START RECORDS PROVIDED
@@ -442,13 +443,57 @@
   const long long stride = (long long)gridDim.x * 4;
   long long tile = (long long)blockIdx.x * 4 + wave;
   if (!any_want) tile = (1LL << 62);
-  if (tile < nfull) {
-    load_tile(tile);
+  if constexpr (DEPTH == 2) {
+    vec_t stg2[NI];
+    auto one_tile = [&](long long t) __attribute__((always_inline)) {
+      apply_w(t * R, true);
+      mfma_tile();
+      __builtin_amdgcn_wave_barrier();
+    };
+    if (tile < nfull) {
+      load_tile(tile, stg);
+      if (tile + stride < nfull) {
+        load_tile(tile + stride, stg2);
+        while (tile + 3 * stride < nfull) {
+          stage_tile(stg);
+          __builtin_amdgcn_wave_barrier();
+          load_tile(tile + 2 * stride, stg);
+          one_tile(tile);
+          stage_tile(stg2);
+          __builtin_amdgcn_wave_barrier();
+          load_tile(tile + 3 * stride, stg2);
+          one_tile(tile + stride);
+          tile += 2 * stride;
+        }
+        const bool third = tile + 2 * stride < nfull;
+        stage_tile(stg);
+        __builtin_amdgcn_wave_barrier();
+        if (third) load_tile(tile + 2 * stride, stg);
+        one_tile(tile);
+        stage_tile(stg2);
+        __builtin_amdgcn_wave_barrier();
+        one_tile(tile + stride);
+        tile += 2 * stride;
+        if (third) {
+          stage_tile(stg);
+          __builtin_amdgcn_wave_barrier();
+          one_tile(tile);
+          tile += stride;
+        }
+      } else {
+        stage_tile(stg);
+        __builtin_amdgcn_wave_barrier();
+        one_tile(tile);
+        tile += stride;
+      }
+    }
+  } else if (tile < nfull) {
+    load_tile(tile, stg);
     for (;;) {
-      stage_tile();
+      stage_tile(stg);
       __builtin_amdgcn_wave_barrier();
       const long long next = tile + stride;
-      if (next < nfull) load_tile(next);
+      if (next < nfull) load_tile(next, stg);
       apply_w(tile * R, true);
       mfma_tile();
       __builtin_amdgcn_wave_barrier();
@@ -464,7 +509,7 @@
       stg[j] = vzero<2>();
       if (ok) stg[j] = *(const vec_t*)(cp[j] + r0 * rmul[j]);
     }
-    stage_tile();
+    stage_tile(stg);
     __builtin_amdgcn_wave_barrier();
     apply_w(r0, ok);
     mfma_tile();
@@ -3801,12 +3846,21 @@
   }
 
   template <int TLW, int KT, int R>
-  int launch_gram_wp(const GramArgs& a, dim3 grid, bool self)
-  {
+  int launch_gram_wp(const GramArgs& a, dim3 grid, bool self, int depth)
+  {
+    if (depth != 1 && !wp_depth2_instance(TLW, KT, a.cx != nullptr)) { err = "gram_wp: no two-stage instance of this width"; return DLA_ERR_RUNTIME; }
     if (a.cx != nullptr) {
       if constexpr (KT == 1) {
+        const size_t lds = gram_lds_bytes(TLW, 1, R, false, false);
+        if constexpr (wp_depth2_instance(TLW, KT, true)) {
+          if (depth == 2) {
+            auto kfn2 = gram_lds_kernel<TLW, 1, 1, R, 0, 0, 0, 2, 2>;
+            if (!raise_lds((const void*)kfn2, lds)) return DLA_ERR_RUNTIME;
+            DLA_LAUNCH(kfn2, grid, dim3(256), lds, st, a);
+            return DLA_OK;
+          }
+        }
         auto kfn = gram_lds_kernel<TLW, 1, 1, R, 0, 0, 0, 2>;
-        const size_t lds = gram_lds_bytes(TLW, 1, R, false, false);
         if (!raise_lds((const void*)kfn, lds)) return DLA_ERR_RUNTIME;
         DLA_LAUNCH(kfn, grid, dim3(256), lds, st, a);
         return DLA_OK;
@@ -3821,8 +3875,16 @@
       }
       return DLA_OK;
     }
+    const size_t lds = gram_lds_bytes(TLW, KT, R, false, false);
+    if constexpr (wp_depth2_instance(TLW, KT, false)) {
+      if (depth == 2) {
+        auto kfn2 = gram_lds_kernel<TLW, KT, 1, R, 0, 0, 0, 1, 2>;
+        if (!raise_lds((const void*)kfn2, lds)) return DLA_ERR_RUNTIME;
+        DLA_LAUNCH(kfn2, grid, dim3(256), lds, st, a);
+        return DLA_OK;
+      }
+    }
     auto kfn = gram_lds_kernel<TLW, KT, 1, R, 0, 0, 0, 1>;
-    const size_t lds = gram_lds_bytes(TLW, KT, R, false, false);
     if (!raise_lds((const void*)kfn, lds)) return DLA_ERR_RUNTIME;
     DLA_LAUNCH(kfn, grid, dim3(256), lds, st, a);
     return DLA_OK;
@@ -3850,7 +3912,7 @@
       if (!first_instance<std::size(WP_TILES)>([&](auto i) {
             constexpr WpTile s = WP_TILES[decltype(i)::value];
             if (tlw != s.tlw || kt != s.kt || p.R != s.R) return false;
-            r_ = launch_gram_wp<s.tlw, s.kt, s.R>(a, grid, self);
+            r_ = launch_gram_wp<s.tlw, s.kt, s.R>(a, grid, self, self ? 1 : p.depth);
             return true;
           }))
         err = "gram_wp: no kernel instance";
@@ -4247,6 +4309,15 @@
       }
     }
     if constexpr (KT >= 2) { if (p.qt == 1) GLK(0, 1); if (p.qt == 2) GLK(0, 2); }
+    if constexpr (gram_depth2_instance(TLW, KT, R)) {
+      if (p.depth == 2 && !p.self) {
+        auto kfn2 = gram_lds_kernel<TLW, KT, 1, R, 0, 0, 0, 0, 2>;
+        const size_t lds2 = gram_lds_bytes(TLW, KT, R, false, false);
+        if (!raise_lds((const void*)kfn2, lds2)) return DLA_ERR_RUNTIME;
+        DLA_LAUNCH(kfn2, grid, dim3(256), lds2, st, a);
+        return DLA_OK;
+      }
+    }
     GLK(0, 0);
 #undef GLK
   }
diff --git a/diaglib_amd/csrc/hip_plans.h b/diaglib_amd/csrc/hip_plans.h
--- a/diaglib_amd/csrc/hip_plans.h
+++ b/diaglib_amd/csrc/hip_plans.h
@@ -24,6 +24,7 @@
   bool wp_one_block_per_cu() const { return tune[4] == -1; }
   bool direct_gram() const { return tune[5] == 2; }
   bool fenced_reduce() const { return tune[5] == 3; }
+  bool single_stage_gram() const { return tune[5] == 4; }
   bool poll_stream() const { return tune[6] == 2; }
   bool host_loop() const { return tune[6] == 3; }
   bool exchange_own_launch() const { return tune[6] == 4; }
@@ -86,6 +87,8 @@
   {1, 1, 32}, {2, 1, 32}, {3, 1, 16}, {4, 1, 16}, {5, 1, 16}, {6, 1, 16}, {7, 1, 16}, {8, 1, 16}, {10, 1, 16}, {12, 1, 16},
   {1, 2, 16}, {2, 2, 16}, {3, 2, 16}, {4, 2, 16}, {5, 2, 16}, {6, 2, 16}, {7, 2, 16}, {8, 2, 16},
   {1, 3, 16}, {2, 3, 16}, {3, 3, 16}, {4, 3, 16}, {5, 3, 16}};
+constexpr bool gram_depth2_instance(int tlw, int kt, int rows) { return kt == 1 && (rows == 16 || tlw <= 2); }
+constexpr bool wp_depth2_instance(int tlw, int kt, bool project) { return kt == 1 && tlw >= 6 && tlw <= (project ? 8 : 10); }
 struct RitzInstance { int kt, vec, pipe, qt; bool xp; };
 constexpr RitzInstance RITZ_INSTANCES[] = {
   {2, 2, 2, 1, true}, {3, 2, 3, 1, true}, {2, 2, 2, 2, true}, {3, 2, 3, 2, true},
@@ -127,6 +130,7 @@
   bool lower;
   int blocks_per_pass;
   bool vec2;
+  int depth;
   std::string name() const
   {
     if (lds) return plan_name("gram_lds_kernel<%d, %d, 1, %d, %d, %d, %d, 0>", tlw, kt, rows, self ? 1 : 0, qt, low_single ? 1 : 0);
@@ -166,7 +170,8 @@
   if (tlw * kt == 1 && ((same && l == k) || l <= 8)) blocks_per_pass = (int)std::max(1LL, std::min(2LL * env.ncu, want));
   if (knobs.gram_blocks_override()) blocks_per_pass = (int)std::max(1LL, std::min((long long)knobs.gram_blocks_override(), want));
   const int rows = (ldsk && !low_single && gram_can32(tlw, kt) && lds_rows(env, tlw, kt) == 32) ? 32 : 16;
-  return GramPlan{tlw, kt, px, passes, rows, ldsk, self, qt, low_single, lower, blocks_per_pass, vec2};
+  const int depth = (ldsk && !self && !low_single && passes == 1 && gram_depth2_instance(tlw, kt, rows) && !knobs.single_stage_gram()) ? 2 : 1;
+  return GramPlan{tlw, kt, px, passes, rows, ldsk, self, qt, low_single, lower, blocks_per_pass, vec2, depth};
 }
 
 inline int wp_max_tlw(int kt) { return kt <= 1 ? 12 : kt == 2 ? 8 : 5; }
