# OpenResearchInstitute/ka9q-sdr

Hardware: AMD Instinct MI355X
Metric: input Msamples/s + channels @ real-time, 16384-pt overlap-save (higher is better)
Workload: dtype f32

## Files before the change

ka9q_sdr_amd/csrc/kq_bank.cpp:

```cpp
#include <cstdarg>

#include "kq_bank.hpp"

using namespace kq::bank;

namespace {
thread_local std::string g_err;

int ilog2(unsigned v) {
  int l = 0;
  while ((1u << l) < v) l++;
  return l;
}
}

void kq_internal_set_error(const char *fmt, ...) {
  char buf[512];
  va_list ap;
  va_start(ap, fmt);
  vsnprintf(buf, sizeof buf, fmt, ap);
  va_end(ap);
  g_err = buf;
}

// ... 235 lines not shown
      if (b->alloc(&h, C * (size_t)(g.Mdec > 1 ? g.Mdec - 1 : 1), true)) return -1;
  }
  if (b->alloc(&b->chd.foffset, C, true)) return -1;
  if (b->alloc(&b->chd.pdev, C, true)) return -1;
  if (b->alloc(&b->chd.gain, C, true)) return -1;
  if (b->alloc(&b->chd.hang, C, true)) return -1;
  if (b->alloc(&b->chd.dc, C, true)) return -1;
  if (b->alloc(&b->chd.n0, C, true)) return -1;
  if (b->alloc(&b->chd.pl_ptr, C, true)) return -1;
  if (b->alloc(&b->chd.pl_last, C, true)) return -1;
  if (b->alloc(&b->chd.plfreq, C, true)) return -1;
  if (g.pl_n > 0) {
    if (b->alloc(&b->chd.plresp, (size_t)g.pl_n / 2 + 1, true)) return -1;
    if (b->alloc(&b->chd.plring, C * 16384, true)) return -1;
  }
  if (b->alloc(&b->pl.audio, C * B * 2 * (size_t)g.olen, true)) return -1;
  if (b->alloc(&b->pl.status, C * B, true)) return -1;
  for (int k = 0; k < 2; k++) {
    b->pl2[k].audio = b->pl.audio;
    b->pl2[k].status = b->pl.status;
    if (b->alloc(&b->pl2[k].filt, C * B * g.olen, true)) return -1;
    if (b->alloc(&b->pl2[k].n0raw, C * B, true)) return -1;
    if (b->alloc(&b->pl2[k].if_power, B * (1 + kq::kEnergySplitMax), true)) return -1;
    if (g.pl_n > 0 && b->alloc(&b->pl2[k].plout, C * B * g.pl_l, true)) return -1;
  }
  b->pl = b->pl2[0];
  if (b->alloc(&b->energy_state, 2, true)) return -1;
  if (kq::full16k_paired_supported(g) && b->alloc(&b->win_paired, (size_t)(g.M - 1) + (size_t)B * g.L, true)) return -1;
  for (int *&l : b->list_dev)
    if (b->alloc(&l, C, true)) return -1;
  for (kq_bank::CtlQueue &q : b->ctl)
    for (int k = 0; k < kq_bank::CtlQueue::kDepth; k++)
      if (b->alloc_pinned(&q.buf[k], kq_bank::CtlQueue::kBytes) || b->new_event(&q.applied[k], hipEventDisableTiming)) return -1;
  {
    kq_bank::DesignQueue &d = b->dq;
    size_t const per_job = (size_t)g.Ndec * sizeof(float2);
    d.max_jobs = (unsigned)std::max<size_t>(1, std::min<size_t>(kq_bank::DesignQueue::kMax, ((size_t)64 << 20) / per_job));
    if (b->alloc(&d.scratch, (size_t)d.max_jobs * g.Ndec, true)) return -1;
    if (b->alloc(&d.ng_next, 2 * C, true)) return -1;
    for (int k = 0; k < kq_bank::DesignQueue::kDepth; k++)
      if (b->alloc_pinned(&d.pin[k], kq_bank::DesignQueue::kMax * (sizeof(kq::DesignJob) + sizeof(kq::DesignTarget))) ||
          b->new_event(&d.read[k], hipEventDisableTiming))
        return -1;
    for (hipEvent_t &e : d.ng_moved)
      if (b->new_event(&e, hipEventDisableTiming)) return -1;
    if (g.Ndec <= 16384 && kq::design_prepare(g.olen, g.Mdec)) return -1;
  }
  if (b->alloc(&b->list_active_dev, C, true)) return -1;
  if (b->alloc(&b->list_active_ds_dev, C, true)) return -1;
  if (b->alloc(&b->chd.fflags, C, true)) return -1;
  if (b->alloc(&b->list_unswept_dev, C, true)) return -1;
  if (b->alloc(&b->list_swept_dev, C, true)) return -1;
  if (b->fwd_mode == KQ_FWD_PRUNED && b->alloc(&b->chan_tw, C * kq::pruned_table_elems(g), true)) return -1;
  if (b->fwd_mode != KQ_FWD_PRUNED && kq::full16k_supported(g) && b->alloc(&b->chd.row_ph, C * 32, true)) return -1;
  KQ_TRY(hipStreamSynchronize(b->stream));
  if (g.pl_n > 0) {
    int const PL_M = g.pl_n - g.pl_l + 1;
    std::vector<kq::cfloat> r(g.pl_n / 2 + 1, kq::cfloat(0, 0));
    for (int j = 0; j <= g.pl_n / 2; j++) {
      float const f = (float)j * g.dsamprate / g.Ndec;
      if (f > 0 && f < 300) r[j] = 1;
    }
    if (kq::window_rfilter(g.pl_l, PL_M, r, 2.0)) return -1;
    KQ_TRY(hipMemcpy(b->chd.plresp, r.data(), r.size() * sizeof(float2), hipMemcpyHostToDevice));
  }
  {
    std::vector<float> nanv(C, NAN);
    KQ_TRY(hipMemcpy(b->chd.plfreq, nanv.data(), C * sizeof(float), hipMemcpyHostToDevice));
  }
  return 0;
}
}

kq_bank *kq_bank_create(const kq_bank_config *cfg) {
  if (create_check(cfg)) return nullptr;
  kq::DeviceScope dev_scope_(cfg->device);
  {
    int cur = -1;
    if (hipGetDevice(&cur) != hipSuccess || cur != cfg->device) {
      kq_internal_set_error("hipSetDevice(%d) failed", cfg->device);
      return nullptr;
    }
  }
  kq_bank *b = new kq_bank();
  b->cfg = *cfg;
  b->chans.reserve(cfg->max_channels);
  if (create_geometry(b) || create_alloc(b)) {
    kq_bank_destroy(b);
    return nullptr;
  }
  return b;
}

int kq_bank_destroy(kq_bank *b) {
  kq::DeviceScope dev_scope_(b ? b->cfg.device : -1);
  if (!b) return 0;
  b->close();
  delete b;
  return 0;
}

void *kq_bank_stream(kq_bank *b) { return b ? (void *)b->stream : nullptr; }

int kq_bank_join(kq_bank *b) {
  BankScope dev_scope_(b);
  if (!b) return -1;
  if (b->calls == 0) return 0;
// ... 59 lines not shown
```

ka9q_sdr_amd/csrc/kq_device.hpp:

```cpp
#pragma once
#include "kq_energy.hpp"
#include <hip/hip_runtime.h>
#include <stdint.h>

#include <functional>

#include "../../include/ka9q_hip.h"

struct filter_in;

namespace kq {

enum { FLAG_FLAT = 1, FLAG_ISB = 2, FLAG_STEREO = 4, FLAG_SQUARE = 8 };

struct PllState {
  double c_phase, c_freq;
  double f_phase, f_freq;
  float integrator, delta_f, snr, foffset, cphase;
  int lock_count, pll_lock, fft_samples, fft_ptr;
};

struct FftDim {
  int n;
  int log2n;
  int nf;
  unsigned char f[12];
  const unsigned short *rev;
  const float2 *twc;
  int tw_n;
};
FftDim fft_dim(int n, bool *ok);
bool fft_size_ok(int n);
const float2 *half_twiddles(int log2T);
enum { TABLE_HALF_TWIDDLES, TABLE_DIM_REV, TABLE_DIM_TW, TABLE_FULL16K };
const void *upload_once(int table, int size, size_t bytes, const std::function<void(void *)> &fill);

constexpr int kPllChunk = 64;
struct PllChunk {
  PllState *state;
  float2 *rings;
  float2 *side;
};

struct Geom {
  int N, L, M, D;
  FftDim dN, dNdec, dPl;
  int Ndec, olen, Mdec;
  int log2N, log2Ndec;
  int samprate;
  int tw_log2;
  int max_blocks;
  float dsamprate;
  int pl_n, pl_l;
};

constexpr int kOldLevels = 4;

struct ChanDev {
  int *mode;
  int *flags;
  int *fflags;
  float *low, *high;
  float2 *resp;
  float2 *aresp;
  float *fm_gain;
  float *headroom;
  float *recovery;
  int *hangmax;
  float *noise_gain;
  unsigned long long *n0lane;
  unsigned *n0meta;
  int *n0slot;
  double *lo_phase, *lo_freq, *lo_rate;
  float2 *row_ph;
  double *hist_phase, *hist_freq, *hist_rate;
  int *hist_len;
  int *hist2_len;
  double *hist2_osc;
  double *sh_phase, *sh_freq;
  float2 *fm_state;
  float *lastaudio;
  int *sq_count;
  float *ahist;
  float *foffset, *pdev;
  float *gain;
  int *hang;
  float *dc;
  float *n0;
  float2 *plresp;
  float *plring;
  int *pl_ptr, *pl_last;
  float *plfreq;
};

struct Planes {
  float2 *filt;
  float *audio;
  kq_chan_status *status;
  float *n0raw;
  float *if_power;
  float *plout;
};

struct DeviceScope {
  int prev = -1;
  bool switched = false;
  explicit DeviceScope(int device) {
    if (device < 0) return;
    if (hipGetDevice(&prev) == hipSuccess && prev != device) switched = hipSetDevice(device) == hipSuccess;
  }
  ~DeviceScope() {
    if (switched) (void)hipSetDevice(prev);
  }
  DeviceScope(const DeviceScope &) = delete;
  DeviceScope &operator=(const DeviceScope &) = delete;
};

void ensure_dynamic_lds(const void *kernel, size_t bytes);

void launch_copy_to_host(hipStream_t s, const float *audio, float *haudio, int row, const kq_chan_status *status, void *hstatus,
                         size_t rows);
void launch_copy_pcm_to_host(hipStream_t s, const float *audio, short *hpcm, unsigned *hmask, int row,
                             const kq_chan_status *status, void *hstatus, size_t rows, const int *mode_compact = nullptr,
                             int max_blocks = 1);
void launch_ingest(hipStream_t s, const void *src, int format, float2 *dst, size_t nsamples, float scale);
constexpr int kEnergySplitMax = 16;
int block_energy_split(int L);
// ... 68 lines not shown
```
END RECORDS PROVIDED
§ **ABOUT THIS EXERCISE**: Among the entries above, the lines between the ones containing "bool lower;" and "if (tlw * kt", inclusive, are to be transcribed exactly. No other line is to be given.

§ **SOLUTION TO THE PROBLEM**:
   bool lower;
   int blocks_per_pass;
   bool vec2;
+  int depth;
   std::string name() const
   {
     if (lds) return plan_name("gram_lds_kernel<%d, %d, 1, %d, %d, %d, %d, 0>", tlw, kt, rows, self ? 1 : 0, qt, low_single ? 1 : 0);
@@ -166,7 +170,8 @@
   if (tlw * kt == 1 && ((same && l == k) || l <= 8)) blocks_per_pass = (int)std::max(1LL, std::min(2LL * env.ncu, want));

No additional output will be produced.